(December 29, 2013 at 3:22 pm)TudorGothicSerpent Wrote:(December 29, 2013 at 12:21 am)snowtracks Wrote: Christ was the one who said all sins can be forgiven except one: blasphemy against the Holy Spirit (known as the unpardonable sin) which is a rejection through a person's free will of the salvation message and it takes affect the moment a person dies, that person's is said to be cut off and without remedy.
I know that this is a common interpretation of the concept of blasphemy against the Holy Spirit, but I really don't think that it's what the author (or Jesus, if the words were originally his, which seems fairly likely) had in mind. The Greek term blasphameo is a combination of two terms that literally translates to "injurious speech". In the time period when the New Testament was written, it didn't refer exclusively to religiously offensive language. It was also used in a way that could be translated to our word "slander".

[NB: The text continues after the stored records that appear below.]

int cg_conv2d_dgrad_ups2(void* stream, const float* dy, const float* wb_ph, float* dx_lo, int N, int Hp, int Wp, int Cin,
                         int Cout, int k, int pad, void* ws, size_t ws_bytes) {
    CG_REQUIRE(dy && wb_ph && dx_lo, "cg_conv2d_dgrad_ups2: null pointer");
    Geom g;
    if (check_dims(N, Hp, Wp, Cin, Cout, k, k, pad, pad, 1)) return 1;
    if (geom_phase_dgrad(g, N, Hp, Wp, Cin, Cout, k, pad)) return 1;
    return run_nn(cg::S(stream), g, 1, &dy, &wb_ph, nullptr, &dx_lo, ws, ws_bytes, "cg_conv2d_dgrad_ups2");
}

static size_t wgrad_ws_bytes_groups(int ngroups, int maxg, int N, int Hp, int Wp, int Cin, int Cout, int kH, int kW, int padH, int padW, int ups) {
    Geom g;
    if (ngroups < 1 || ngroups > maxg || conv_geom(g, N, Hp, Wp, Cin, Cout, kH, kW, padH, padW, ups)) return 0;
    const size_t reg = tn_ws_bytes(g, plan_tn(g, ngroups), ngroups);
    return cg::skinny_ok(ngroups, Cin, Cout, kH, kW, padH, padW, ups) ? std::max(reg, cg::skinny_wgrad_ws_bytes(Cin, Cout)) : reg;
}
size_t cg_conv2d_wgrad_workspace_bytes_grouped(int ngroups, int N, int Hp, int Wp, int Cin, int Cout, int kH, int kW,
                                               int padH, int padW, int ups) {
    return wgrad_ws_bytes_groups(ngroups, MAXG, N, Hp, Wp, Cin, Cout, kH, kW, padH, padW, ups);
}
size_t cg_conv2d_wgrad_workspace_bytes_strided(int ngroups, int N, int Hp, int Wp, int Cin, int Cout, int kH, int kW,
                                               int padH, int padW, int ups) {
    return wgrad_ws_bytes_groups(ngroups, kMaxStridedGroups, N, Hp, Wp, Cin, Cout, kH, kW, padH, padW, ups);
}
size_t cg_conv2d_wgrad_workspace_bytes(int N, int Hp, int Wp, int Cin, int Cout, int kH, int kW, int padH, int padW,
                                       int ups) {
    return cg_conv2d_wgrad_workspace_bytes_grouped(1, N, Hp, Wp, Cin, Cout, kH, kW, padH, padW, ups);
}

namespace {
int wgrad_impl(void* stream, int ngroups, const float* const* x, const float* const* dy, float* const* gw, float* const* gb, int N,
               int Hp, int Wp, int Cin, int Cout, int kH, int kW, int padH, int padW, int ups, float scale, void* ws, size_t ws_bytes,
               bool defer, long xgs = 0, long dgs = 0, long gws = 0, bool gemm_only = false);
}

int cg_conv2d_wgrad_grouped(void* stream, int ngroups, const float* const* x, const float* const* dy, float* const* gw,
                            float* const* gb, int N, int Hp, int Wp, int Cin, int Cout, int kH, int kW, int padH, int padW,
                            int ups, float scale, void* ws, size_t ws_bytes) {
    return wgrad_impl(stream, ngroups, x, dy, gw, gb, N, Hp, Wp, Cin, Cout, kH, kW, padH, padW, ups, scale, ws, ws_bytes, false);
}

int cg_conv2d_wgrad_grouped_deferred(void* stream, int ngroups, const float* const* x, const float* const* dy, float* const* gw,
                                     float* const* gb, int N, int Hp, int Wp, int Cin, int Cout, int kH, int kW, int padH, int padW,
                                     int ups, float scale, void* ws, size_t ws_bytes) {
    return wgrad_impl(stream, ngroups, x, dy, gw, gb, N, Hp, Wp, Cin, Cout, kH, kW, padH, padW, ups, scale, ws, ws_bytes, true);
}

int cg_conv2d_wgrad_strided(void* stream, int ngroups, const float* x, long x_stride, const float* dy, long dy_stride, float* gw,
                            long gw_stride, int N, int Hp, int Wp, int Cin, int Cout, int kH, int kW, int padH, int padW, int ups,
                            float scale, void* ws, size_t ws_bytes) {
    CG_REQUIRE(x && dy && gw && x_stride > 0 && dy_stride > 0 && gw_stride > 0, "cg_conv2d_wgrad_strided: bad arguments");
    CG_REQUIRE(ngroups >= 1 && ngroups <= kMaxStridedGroups, "cg_conv2d_wgrad_strided: 1..%d groups per launch", kMaxStridedGroups);
    return wgrad_impl(stream, ngroups, &x, &dy, &gw, nullptr, N, Hp, Wp, Cin, Cout, kH, kW, padH, padW, ups, scale, ws, ws_bytes, false,
                      x_stride, dy_stride, gw_stride);
}

int cg_conv2d_wgrad_gemm(void* stream, const float* x, const float* dy, int N, int Hp, int Wp, int Cin, int Cout, int kH, int kW, int padH,
                         int padW, int ups, void* ws, size_t ws_bytes) {
    CG_REQUIRE(x && dy && ws, "cg_conv2d_wgrad_gemm: null pointer");
    CG_REQUIRE(!cg::skinny_ok(1, Cin, Cout, kH, kW, padH, padW, ups), "cg_conv2d_wgrad_gemm: this geometry runs the skinny kernel, not the GEMM");
    float* gw = (float*)ws;
    return wgrad_impl(stream, 1, &x, &dy, &gw, nullptr, N, Hp, Wp, Cin, Cout, kH, kW, padH, padW, ups, 1.f, ws, ws_bytes, false, 0, 0, 0, true);
}

namespace {
void launch_tn_tile(const TNArgs& a, const TileCfg& tc, bool tng, dim3 grid, hipStream_t st, bool veca, bool vecb) {
    if (tng) {
        if (tc.bm == 128 && tc.bn == 128) launch_tng<128, 128, 2, 2>(a, grid, st);
        else if (tc.bm == 64 && tc.bn == 128) launch_tng<64, 128, 2, 2>(a, grid, st);
        else if (tc.bm == 128 && tc.bn == 64) launch_tng<128, 64, 2, 2>(a, grid, st);
        else if (tc.bm == 64 && tc.bn == 64) launch_tng<64, 64, 2, 2>(a, grid, st);
        else launch_tng<128, 32, 4, 1>(a, grid, st);
    }
    else if (tc.bm == 128 && tc.bn == 128) launch_tn<128, 128, 2, 2>(a, grid, st, veca, vecb);
    else if (tc.bm == 64 && tc.bn == 128) launch_tn<64, 128, 2, 2>(a, grid, st, veca, vecb);
    else if (tc.bm == 128 && tc.bn == 64) launch_tn<128, 64, 2, 2>(a, grid, st, veca, vecb);
    else if (tc.bm == 64 && tc.bn == 64) launch_tn<64, 64, 2, 2>(a, grid, st, veca, vecb);
    else launch_tn<128, 32, 4, 1>(a, grid, st, veca, vecb);
}
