static void model_layout(dms_model* m, Carver& c) {
  for (int b = 0; b < 2; ++b) {
    m->buf[b].pos = c.take<float4>(m->cap);
    m->buf[b].col = c.take<float4>(m->cap);
    m->buf[b].nrm = c.take<float4>(m->cap);
    m->buf[b].times = c.take<float>(m->cap * DMS_MAX_SENSORS);
  }
  m->d_count = c.take<unsigned>(8);
  m->d_count_alt = m->d_count ? m->d_count + 4 : nullptr;
  m->slot_pos = c.take<float4>(m->slots);
  m->slot_col = c.take<float4>(m->slots);
  m->slot_nrm = c.take<float4>(m->slots);
  m->slot_best = c.take<unsigned>(m->slots);
  m->slot_flag = c.take<unsigned char>(m->slots);
  m->winner = c.take<unsigned>(m->cap);
  const size_t total = m->cap + (size_t)m->width * m->height;
  m->keep = c.take<unsigned char>(total);
  m->block_count = c.take<unsigned>(total / kScanChunk + 2);
  m->block_offset = c.take<unsigned>(total / kScanChunk + 2);
  m->clean_first = c.take<unsigned>(4);
  m->nodes = c.take<float>((size_t)m->max_nodes * 16);
}

__global__ void k_fill_u32(unsigned* p, size_t n, unsigned v) {
  for (size_t i = blockIdx.x * (size_t)blockDim.x + threadIdx.x; i < n; i += (size_t)blockDim.x * gridDim.x) p[i] = v;
}

}

using namespace dms;

extern "C" {

int dms_model_create(dms_model** out, size_t capacity, int width, int height) {
  DMS_REQUIRE(out && width >= 16 && height >= 16, "bad argument");
  dms_model* m = new dms_model();
  m->cap = capacity ? capacity : (size_t)5700 * 5700;
  m->width = width;
  m->height = height;
  m->slot_h = (height + 1) / 2;
  m->slots = ((width + 1) / 2) * m->slot_h;
  Carver sz;
  model_layout(m, sz);
  m->arena_bytes = up256(sz.off);
  hipError_t e = hipMalloc((void**)&m->arena, m->arena_bytes);
  if (e != hipSuccess) {
    delete m;
    return hip_fail(e, "hipMalloc(model)", __FILE__, __LINE__);
  }
  Carver c;
// ... 879 lines not shown
        else
          hi = mid;
      }
      const int j = lo;
      SplatSurfel s;
      s.pos = mk3(s_par[0][j], s_par[1][j], s_par[2][j]);
      s.nrm = mk3(s_par[3][j], s_par[4][j], s_par[5][j]);
      s.rad = s_par[6][j];
      const int x0 = s_box[0][j], w = s_box[1][j];
      const int py = s_box[2][j] + (int)(u - s_off[j]);
      const unsigned long long id = (unsigned long long)(base + (unsigned)j);
      const int pass = DUAL ? s_box[3][j] : 1;
      const float dyn = (((float)py + 0.5f) - s_par[8][j]) * (1.f / a.fy);
      const float left = s_par[9][j] - dyn * dyn;
      if (left < 0.f) continue;
      const float rx = fminf(sqrtf(left) * a.fx, 1.0e9f), xwc = s_par[7][j];
      const int xa = max(x0, (int)ceilf(fmaxf(xwc - rx - 0.5f, -1.0e9f)));
      const int xb = min(x0 + w - 1, (int)floorf(fminf(xwc + rx - 0.5f, 1.0e9f)));
      const bool use1 = !DUAL || (pass & 1), use2 = DUAL && (pass & 2);
      for (int px0 = xa; px0 <= xb; px0 += 4) {
        unsigned long long z1[4], z2[4];
#pragma unroll
        for (int k = 0; k < 4; ++k) {
          const int px = px0 + k;
          const size_t q = (size_t)px * a.rows + py;
          const bool in = px <= xb;
          z1[k] = (in && use1) ? zbuf[q] : 0ull;
          z2[k] = (in && use2) ? zbuf2[q] : 0ull;
        }
        unsigned long long key[4];
#pragma unroll
        for (int k = 0; k < 4; ++k) {
          const int px = px0 + k;
          key[k] = ~0ull;
          f3 c;
          float zw;
          if (px <= xb && splat_fragment_lean(ray, a, s, px, py, c, zw)) {
            const unsigned d = depth24(zw);
            if (d < 0xFFFFFFu) key[k] = ((unsigned long long)d << 32) | id;
          }
        }
#pragma unroll
        for (int k = 0; k < 4; ++k) {
          const size_t q = (size_t)(px0 + k) * a.rows + py;
          if (key[k] < z1[k]) atomicMin(zbuf + q, key[k]);
          if (DUAL && key[k] < z2[k]) atomicMin(zbuf2 + q, key[k]);
        }
      }
    }
    __syncthreads();
  }
}

template <bool DEPTH_ONLY, bool FILL>
__global__ __launch_bounds__(256) void k_splat_resolve(ProjArgs a, SurfelPlanes sp, size_t cap, unsigned long long* __restrict__ zbuf,
                                                       uchar4* __restrict__ image, float4* __restrict__ vertex, float4* __restrict__ normal,
                                                       unsigned short* __restrict__ timeImg, float* __restrict__ depthOut, int clear_after,
                                                       FillArgs fa, TrackInitArgs ti) {
  const unsigned nres = gridDim.x - (FILL ? (unsigned)ti.blocks : 0u);
  if (FILL && blockIdx.x >= nres) {
    track_init_body((int)(blockIdx.x - nres), ti.blocks, (int)threadIdx.x, (int)blockDim.x, ti.st, ti.prior, ti.prior_pose16, ti.fx, ti.fy, ti.cx, ti.cy,
                    ti.so3, ti.first_level, ti.sync_words, ti.n_sync, ti.inject_timeout, nullptr);
    return;
  }
  if (FILL) {
    if (fa.mirror_words > 0 && blockIdx.x == 0 && (int)threadIdx.x < fa.mirror_words) fa.mirror_dst[threadIdx.x] = fa.mirror_src[threadIdx.x];
    if (fa.thumb_block && blockIdx.x == 0) {
      if (fa.thumb_pose_dst && threadIdx.x < 16) fa.thumb_pose_dst[threadIdx.x] = fa.thumb_pose_src[threadIdx.x];
      if (fa.thumb_tick_dst && threadIdx.x == 16) *fa.thumb_tick_dst = fa.thumb_tick;
    }
  }
  const int tiles_y = (a.rows + 7) >> 3, tiles_x = (a.cols + 7) >> 3, ntiles = tiles_x * tiles_y;
  const int lane = threadIdx.x & 63, wave = threadIdx.x >> 6, waves_per_block = blockDim.x >> 6;
  for (int t = xcd_block(blockIdx.x, nres, a.xcd) * waves_per_block + wave; t < ntiles; t += nres * waves_per_block) {
    const int tx = t / tiles_y, ty = t - tx * tiles_y;
    const int px = tx * 8 + (lane >> 3), py = ty * 8 + (lane & 7);
    if (px >= a.cols || py >= a.rows) continue;
    const int p = py * a.cols + px;
    const unsigned long long key = zbuf[(size_t)px * a.rows + py];
    if (clear_after) zbuf[(size_t)px * a.rows + py] = kZClear;
    bool sampled = false;
    if (FILL) {
      if (fa.dense_cnt) sampled = ((fa.sample_mask[px >> 5] >> (px & 31)) & (fa.sample_mask[64 + (py >> 5)] >> (py & 31)) & 1u) != 0u;
    }
    if ((unsigned)(key >> 32) >= 0xFFFFFFu) {
      if (DEPTH_ONLY) {
        depthOut[p] = 0.f;
      } else {
        image[p] = make_uchar4(0, 0, 0, 0);
        vertex[p] = make_float4(0.f, 0.f, 0.f, 0.f);
        normal[p] = make_float4(0.f, 0.f, 0.f, 0.f);
        timeImg[p] = 0;
        if (FILL) {
          float4 ov, on;
          uchar4 oi;
          fill_pixel_out(fa, px, py, make_float4(0.f, 0.f, 0.f, 0.f), make_float4(0.f, 0.f, 0.f, 0.f), make_uchar4(0, 0, 0, 0), ov, on, oi);
          if (fa.thumb_block) fill_thumb(fa, px, py, ov, on, oi);
        }
      }
      continue;
    }
    const unsigned i = (unsigned)(key & 0xFFFFFFFFull);
    SplatSurfel s;
    splat_vertex(a, sp.pos[i], sp.nrm + i, sp.times[(size_t)a.timeIdx * cap + i], s);
    f3 c;
    float zw;
    splat_fragment(a, s, px, py, c, zw);
    if (DEPTH_ONLY) {
      depthOut[p] = c.z;
      continue;
    }
    const float4 cc = sp.col[i];
    const f3 rgb = decode_color(cc.x);
    const uchar4 o_img = make_uchar4((unsigned char)f2i_rn(rgb.x * 255.0f), (unsigned char)f2i_rn(rgb.y * 255.0f),
                                     (unsigned char)f2i_rn(rgb.z * 255.0f), 255);
    image[p] = o_img;
    if (FILL && sampled && o_img.x > 0 && o_img.y > 0 && o_img.z > 0) atomicAdd(fa.dense_cnt + ((px + py) & 15) * 16, 1u);
    const float z = c.z;
    const float fcx = (float)px + 0.5f, fcy = (float)py + 0.5f;
    const float4 o_v = make_float4(((fcx - a.cx) * z) * (1.f / a.fx), ((fcy - a.cy) * z) * (1.f / a.fy), z, s.conf);
    const float4 o_n = make_float4(s.nrm.x, s.nrm.y, s.nrm.z, s.rad);
    vertex[p] = o_v;
    normal[p] = o_n;
    const float tz = cc.z;
    unsigned tv = tz > 0.f ? (unsigned)f2i_rz(tz) : 0u;
    if (tv > 65535u) tv = 65535u;
    timeImg[p] = (unsigned short)tv;
    if (FILL) {
      float4 ov, on;
      uchar4 oi;
      fill_pixel_out(fa, px, py, o_v, o_n, o_img, ov, on, oi);
      if (fa.thumb_block) fill_thumb(fa, px, py, ov, on, oi);
    }
  }
}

In context, the phrase probably means slander against God. The concepts of a Holy Spirit in the Christian sense or of the Divinity of Christ were likely alien to the author, and so it's likely that the statement meant that any deliberate and knowing blasphemy would be unforgivable.
Most Christian denominations accept that the only unforgivable sin is final impenitence (it's pretty much a logical requirement for the oldest and most historically grounded Christian traditions, like Catholicism and Eastern/Oriental Orthodox, where the ability to forgive all sins is believed to be vested in the Church). If final impenitence is the only unforgivable sin, then logically a sin mentioned as unforgivable in the Bible must be that, but the text doesn't support that interpretation.
The only unpardonable sin today is that of continued unbelief. There is no pardon for a person who dies in unbelief.
Atheist Credo: A universe by chance that also just happened to admit the observer by chance.